Research and development expenses increased $12.9 million for the three months
ended March 31, 2021 compared to the three months ended March 31, 2020 primarily
due to a $6.7 million increase in employee-related expenses, which includes
salaries, benefits, and stock-based compensation. The increase in
employee-related expenses is the result of an increase in research and
development headcount necessary to support our expanding pipeline and
collaboration agreements. Research and development expenses were also impacted
by a $2.4 million increase in direct research and development expenses for
nedosiran due to the ramp up of activities leading toward our planned
commercialization. Direct research and development expenses include expenses
incurred under arrangements with third parties, such as contract research
organizations, contract manufacturing organizations, and consultants.
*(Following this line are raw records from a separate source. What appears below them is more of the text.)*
__device__ __forceinline__ void fetch_texels(const void* __restrict__ tex, int pitch, int lx, int ly,
	float& v00, float& v10, float& v01, float& v11)
{
	unsigned long long addr;
	const unsigned idx = (unsigned)(ly*pitch + lx);
	asm("mad.wide.u32 %0, %1, %2, %3;" : "=l"(addr) : "r"(idx), "r"(4u), "l"((unsigned long long)tex));
	const float* r0 = (const float*)addr;
	const float* r1 = r0+pitch;
	asm("ld.global.nc.L1::evict_last.f32 %0, [%1];" : "=f"(v00) : "l"(r0));
	asm("ld.global.nc.L1::evict_last.f32 %0, [%1+4];" : "=f"(v10) : "l"(r0));
	asm("ld.global.nc.L1::evict_last.f32 %0, [%1];" : "=f"(v01) : "l"(r1));
	asm("ld.global.nc.L1::evict_last.f32 %0, [%1+4];" : "=f"(v11) : "l"(r1));
}

template <bool GEOM>
__device__ __forceinline__ float score_view(const PMParams& P, const PMView& V, const PatchW& pt,
	float fx, float fy, float X0x, float X0y, const Hyp& h, float priorF, float priorD)
{
	float c0x = fmaf(V.Hm[0], h.ms.x, V.A[0]), c0y = fmaf(V.Hm[1], h.ms.x, V.A[3]), c0z = fmaf(V.Hm[2], h.ms.x, V.A[6]);
	float c1x = fmaf(V.Hm[0], h.ms.y, V.A[1]), c1y = fmaf(V.Hm[1], h.ms.y, V.A[4]), c1z = fmaf(V.Hm[2], h.ms.y, V.A[7]);
	const float xc = fmaf(V.Hm[0], h.invd, fmaf(V.A[0], fx, fmaf(V.A[1], fy, V.A[2])));
	const float yc = fmaf(V.Hm[1], h.invd, fmaf(V.A[3], fx, fmaf(V.A[4], fy, V.A[5])));
	const float zc = fmaf(V.Hm[2], h.invd, fmaf(V.A[6], fx, fmaf(V.A[7], fy, V.A[8])));
	float bx = fmaf(-4.f, c0x+c1x, xc), by = fmaf(-4.f, c0y+c1y, yc), bz = fmaf(-4.f, c0z+c1z, zc);
	c0x *= 2.f; c0y *= 2.f; c0z *= 2.f; c1x *= 2.f; c1y *= 2.f; c1z *= 2.f;
	const float xmax = float(V.w-2), ymax = float(V.h-2);
	bool ok;
	{
		const float x1 = fmaf(4.f, c0x, bx), y1 = fmaf(4.f, c0y, by), z1 = fmaf(4.f, c0z, bz);
		const float x2 = fmaf(4.f, c1x, bx), y2 = fmaf(4.f, c1y, by), z2 = fmaf(4.f, c1z, bz);
		const float x3 = fmaf(4.f, c1x, x1), y3 = fmaf(4.f, c1y, y1), z3 = fmaf(4.f, c1z, z1);
		const float zmin = fminf(fminf(bz, z1), fminf(z2, z3)), zmax = fmaxf(fmaxf(bz, z1), fmaxf(z2, z3));
		const float i0 = fast_rcp(bz), i1 = fast_rcp(z1), i2 = fast_rcp(z2), i3 = fast_rcp(z3);
		const float pxmin = fminf(fminf(bx*i0, x1*i1), fminf(x2*i2, x3*i3)), pxmax = fmaxf(fmaxf(bx*i0, x1*i1), fmaxf(x2*i2, x3*i3));
		const float pymin = fminf(fminf(by*i0, y1*i1), fminf(y2*i2, y3*i3)), pymax = fmaxf(fmaxf(by*i0, y1*i1), fmaxf(y2*i2, y3*i3));
		ok = (zmin > 0.f || zmax < 0.f) && pxmin >= 1.f && pymin >= 1.f && pxmax <= xmax && pymax <= ymax;
		ok = ok && (bx*i0 == bx*i0) && (x1*i1 == x1*i1) && (x2*i2 == x2*i2) && (x3*i3 == x3*i3)
		        && (by*i0 == by*i0) && (y1*i1 == y1*i1) && (y2*i2 == y2*i2) && (y3*i3 == y3*i3);
	}
	if (!__any_sync(__activemask(), ok))
		return P.thRobust;
	if (!ok) { bx = by = bz = 1.f; c0x = c0y = c0z = c1x = c1y = c1z = 0.f; }
	const void* tex = V.img;
	int pitch = V.pitch;
	asm volatile("" : "+r"(pitch), "+l"(tex));
	float sum = 0.f, sumSq = 0.f, num = 0.f;
	#pragma unroll
	for (int i = 0; i < 5; ++i) {
		float X = bx, Y = by, Z = bz;
		#pragma unroll
		for (int j = 0; j < 5; ++j) {
			const float iz = fast_rcp(Z);
			const float px = X*iz, py = Y*iz;
			const int lx = __float2int_rz(px), ly = __float2int_rz(py);
			const float ax = px-(float)lx, ay = py-(float)ly;
			float v00, v10, v01, v11;
			fetch_texels(tex, pitch, lx, ly, v00, v10, v01, v11);
			const float top = fmaf(ax, v10-v00, v00), bot = fmaf(ax, v11-v01, v01);
			const float v = fmaf(ay, bot-top, top);
			const float2 wk = pt.get(i*5+j);
			const float vw = v*wk.x;
			sum += vw; sumSq = fmaf(v, vw, sumSq); num = fmaf(v, wk.y, num);
			X += c0x; Y += c0y; Z += c0z;
		}
		bx += c1x; by += c1y; bz += c1z;
	}
	const bool bad = !ok;
	if (bad)
		return P.thRobust;
	const float normSq1 = sumSq - sum*sum/pt.sumW;
	const float nrmSq = pt.normSq0*normSq1;
	if (nrmSq <= 1e-16f)
		return P.thRobust;
	const float ncc = fminf(fmaxf(num/sqrtf(nrmSq), -1.f), 1.f);
	float score = (1.f-ncc)*h.smooth;
	if (GEOM) {
		if (V.dmap) {
			float consistency = 4.f;
			const float Xx = X0x*h.d, Xy = X0y*h.d, Xz = h.d;
			const float X1x = V.Tl[0]*Xx + V.Tl[1]*Xy + V.Tl[2]*Xz + V.Tm[0];
			const float X1y = V.Tl[3]*Xx + V.Tl[4]*Xy + V.Tl[5]*Xz + V.Tm[1];
			const float X1z = V.Tl[6]*Xx + V.Tl[7]*Xy + V.Tl[8]*Xz + V.Tm[2];
			if (X1z > 0.f) {
				const float x1x = X1x/X1z, x1y = X1y/X1z;
				if (x1x >= 1.f && x1y >= 1.f && x1x <= float(V.dw-2) && x1y <= float(V.dh-2)) {
					float depth1;
					if (sample_depth_masked(V.dmap, V.dpitch, x1x, x1y, X1z, depth1)) {
						const float Px = x1x*depth1, Py = x1y*depth1, Pz = depth1;
						const float Bx = V.Tr[0]*Px + V.Tr[1]*Py + V.Tr[2]*Pz + V.Tn[0];
						const float By = V.Tr[3]*Px + V.Tr[4]*Py + V.Tr[5]*Pz + V.Tn[1];
// ... 4 lines not shown
					}
				}
			}
			score += P.geomWeight*consistency;
		}
	}
	if (priorD > 0.f) {
		const float deltaDepth = fminf(fabsf(priorD-h.d)/priorD, 0.5f);
		score = (1.f-priorF)*score + priorF*deltaDepth;
	}
	return fminf(2.f, score);
}

template <bool GEOM>
__device__ __forceinline__ float score_pixel(const PMParams& P, const PatchW& pt,
	float fx, float fy, float X0x, float X0y, const Hyp& h, float priorF, float priorD, uint32_t& best)
{
	float s0 = CUDART_INF_F, s1 = CUDART_INF_F;
	int i0 = 255, i1 = 255;
	#pragma unroll 1
	for (int v = 0; v < P.nViews; ++v) {
		const float s = score_view<GEOM>(P, P.views[v], pt, fx, fy, X0x, X0y, h, priorF, priorD);
		if (s < s0) { s1 = s0; i1 = i0; s0 = s; i0 = v; }
		else if (s < s1) { s1 = s; i1 = v; }
	}
	if (P.nViews <= 1 || s1 >= P.thRobust) {
		best = 0xFFFFFF00u | (uint32_t)i0;
		return s0;
	}
	best = 0xFFFF0000u | ((uint32_t)i1<<8) | (uint32_t)i0;
	return (s0+s1)*0.5f;
}

__device__ __forceinline__ void make_hyp(const PMParams& P, float X0x, float X0y, float d, const float3& n,
	const Close& cl, bool useClose, Hyp& h)
{
	h.d = d; h.n = n;
	h.invd = 1.f/d;
	const float nX0 = n.x*X0x + n.y*X0y + n.z;
	const float s = 1.f/(nX0*d);
	h.ms = make_float3(n.x*P.ifx*s, (n.x*P.sk + n.y*P.ify)*s, (n.x*P.ox + n.y*P.oy + n.z)*s);
	float smooth = 1.f;
	if (useClose) {
		const float planeD = -d*nX0;
		const float nn = dot3(n, n);
		#pragma unroll
		for (int k = 0; k < 4; ++k) {
			if (cl.mask & (1u<<k)) {
				const float dist = (n.x*cl.rx[k] + n.y*cl.ry[k] + n.z)*cl.d[k] + planeD;
				const float rd = dist/d;
				const float factorDepth = expf(rd*rd*P.smoothSigmaDepth);
				float ca = dot3(n, cl.n[k])/sqrtf(nn*dot3(cl.n[k], cl.n[k]));
				ca = fminf(fmaxf(ca, -1.f), 1.f);
				const float ang = acosf(ca);
				const float factorNormal = expf(ang*ang*P.smoothSigmaNormal);
				smooth *= (1.f-P.smoothBonusDepth*factorDepth)*(1.f-P.smoothBonusNormal*factorNormal);
			}
		}
	}
	h.smooth = smooth;
}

We expect our overall research and development expenses to continue to increase
for the foreseeable future as we ramp our clinical manufacturing activities,
continue clinical activities associated with our core product candidates, and
continue activities under our existing collaboration agreements.
General and administrative expenses
General and administrative expenses were $20.7 million and $16.0 million for the
three months ended March 31, 2021 and 2020, respectively. The $4.6 million
increase for the three months ended March 31, 2021 is primarily due to a $2.1
million increase in employee-related compensation, including salaries, benefits,
and stock-based compensation, due to an increase in headcount necessary to
support our growing operations. In addition, professional consulting services
increased $1.4 million in the three months ended March 31, 2021.
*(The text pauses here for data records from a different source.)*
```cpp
typedef struct ihipStream_t* fod_stream_t;

enum { FOD_F32 = 0, FOD_BF16 = 1 };
enum { FOD_OK = 0, FOD_ERR_ARG = 1, FOD_ERR_LAUNCH = 2, FOD_ERR_RUNTIME = 3 };

size_t fod_last_error(char* buf, size_t cap);
int fod_abi_version(void);
#define FOD_ABI_VERSION 8

int fod_knob_set(const char* name, const char* value);
int fod_knob_get(const char* name, char* out, size_t out_bytes);

enum { FOD_ROUTE_NT_SMALL = 0,
       FOD_ROUTE_NT_128 = 1,
       FOD_ROUTE_NT_BIG = 2 };
typedef struct fod_nt_route {
  int kernel;
  int tile_n;
  int stages;
  int interleave;
  int ksplit;
  int wants_split_ws;
} fod_nt_route;
enum { FOD_ROUTE_TN_SMALL = 0,
       FOD_ROUTE_TN_128 = 1,
       FOD_ROUTE_TN_BIG = 2 };
typedef struct fod_tn_route {
  int kernel;
  int bi, bj;
  int nsplit;
  int m_per_split;
  int xcd_order;
  int uses_partials_ws;
} fod_tn_route;

typedef struct fod_epilogue {
  const float* scale;
  const float* shift;
  const void* residual;
  long ld_residual;
  int residual_row_mod;
  const void* relu_mask;
  long ld_mask;
  int relu;
  int out_f32;
  void* split_ws;
  void* split_tickets;
} fod_epilogue;
#define FOD_NT_SPLIT_WS_FLOATS (64 * 8 * 4096)
#define FOD_NT_SPLIT_TICKETS 64
#define FOD_TN_WS_BYTES ((size_t)64 << 20)
enum { FOD_WS_NT_SPLIT = 0, FOD_WS_NT_SPLIT_TICKETS = 1, FOD_WS_TN_PARTIALS = 2, FOD_WS_ATTN_SPLIT_PER_TILE = 3,
       FOD_WS_DET = 4, FOD_WS_TN_MULTI_DET = 5 };
size_t fod_workspace_bytes(int kind);
#define FOD_DET_WS_BYTES ((size_t)16 << 20)
#define FOD_TN_MULTI_DET_WS_BYTES ((size_t)128 << 20)
#define FOD_TN_DET_MAX_SPLITS 4

int fod_gemm_nt(int dtype, const void* A, long lda, int a_row_mod, const void* B, long ldb, void* C,
                long ldc, int M, int N, int K, const fod_epilogue* epi, fod_stream_t stream);

int fod_gemm_nt_route(int dtype, long lda, int a_row_mod, long ldb, long ldc, int M, int N, int K,
                      const fod_epilogue* epi, fod_nt_route* out);

int fod_gemm_tn_acc(int dtype, const void* G, long ldg, const void* X, long ldx, float* dW, long ldw,
                    int M, int N1, int K2, const float* row_scale, float* colsum, int accumulate,
                    void* ws ,
                    size_t ws_bytes, fod_stream_t stream);
int fod_gemm_tn_route(int dtype, int M, int N1, int K2, long ldg, long ldx, long ldw, int has_row_scale,
                      int has_colsum, int det, size_t ws_bytes, fod_tn_route* out);

int fod_gemm_nt_grouped(int dtype, const void* A, long lda, int a_seg_len, long a_seg_stride, const void* B,
                        long ldb, void* C, long ldc, int c_seg_cols, long c_seg_stride, int M, int N, int K,
                        const fod_epilogue* epi,
                        int res_nseg, long res_seg_stride, fod_stream_t stream);
// ... 273 lines not shown
```

Before: 108.1 frame-sequences/s.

We expect general and administrative expenses to continue to increase in the
foreseeable future, largely due to investments in staffing and market readiness
activities.
Liquidity and Capital Resources
Overview
We have historically funded our operations primarily through the public offering
and private placement of our securities and consideration received from our
collaborative arrangements with Novo, Roche, Lilly, Alexion, and BI. As of
March 31, 2021, we had cash and cash equivalents and held-to-maturity
investments of $544.9 million compared to $568.8 million as of December 31,
2020.
On February 6, 2020, we issued and sold an aggregate of approximately $40.0
million of shares of our common stock to a single institutional investor
pursuant to our common stock Sales Agreement with Cowen and Company, LLC as the
sales agent. In this transaction, we sold an aggregate of 2,077,500 shares of
common stock at a price of $19.25 per share, resulting in net proceeds of
approximately $39.2 million after a deduction of approximately $0.8 million in
sales commissions. The shares in the offering were sold pursuant to a
shelf registration statement declared effective by the SEC on May 31, 2018 and
a prospectus supplement filed with the SEC on June 1, 2018.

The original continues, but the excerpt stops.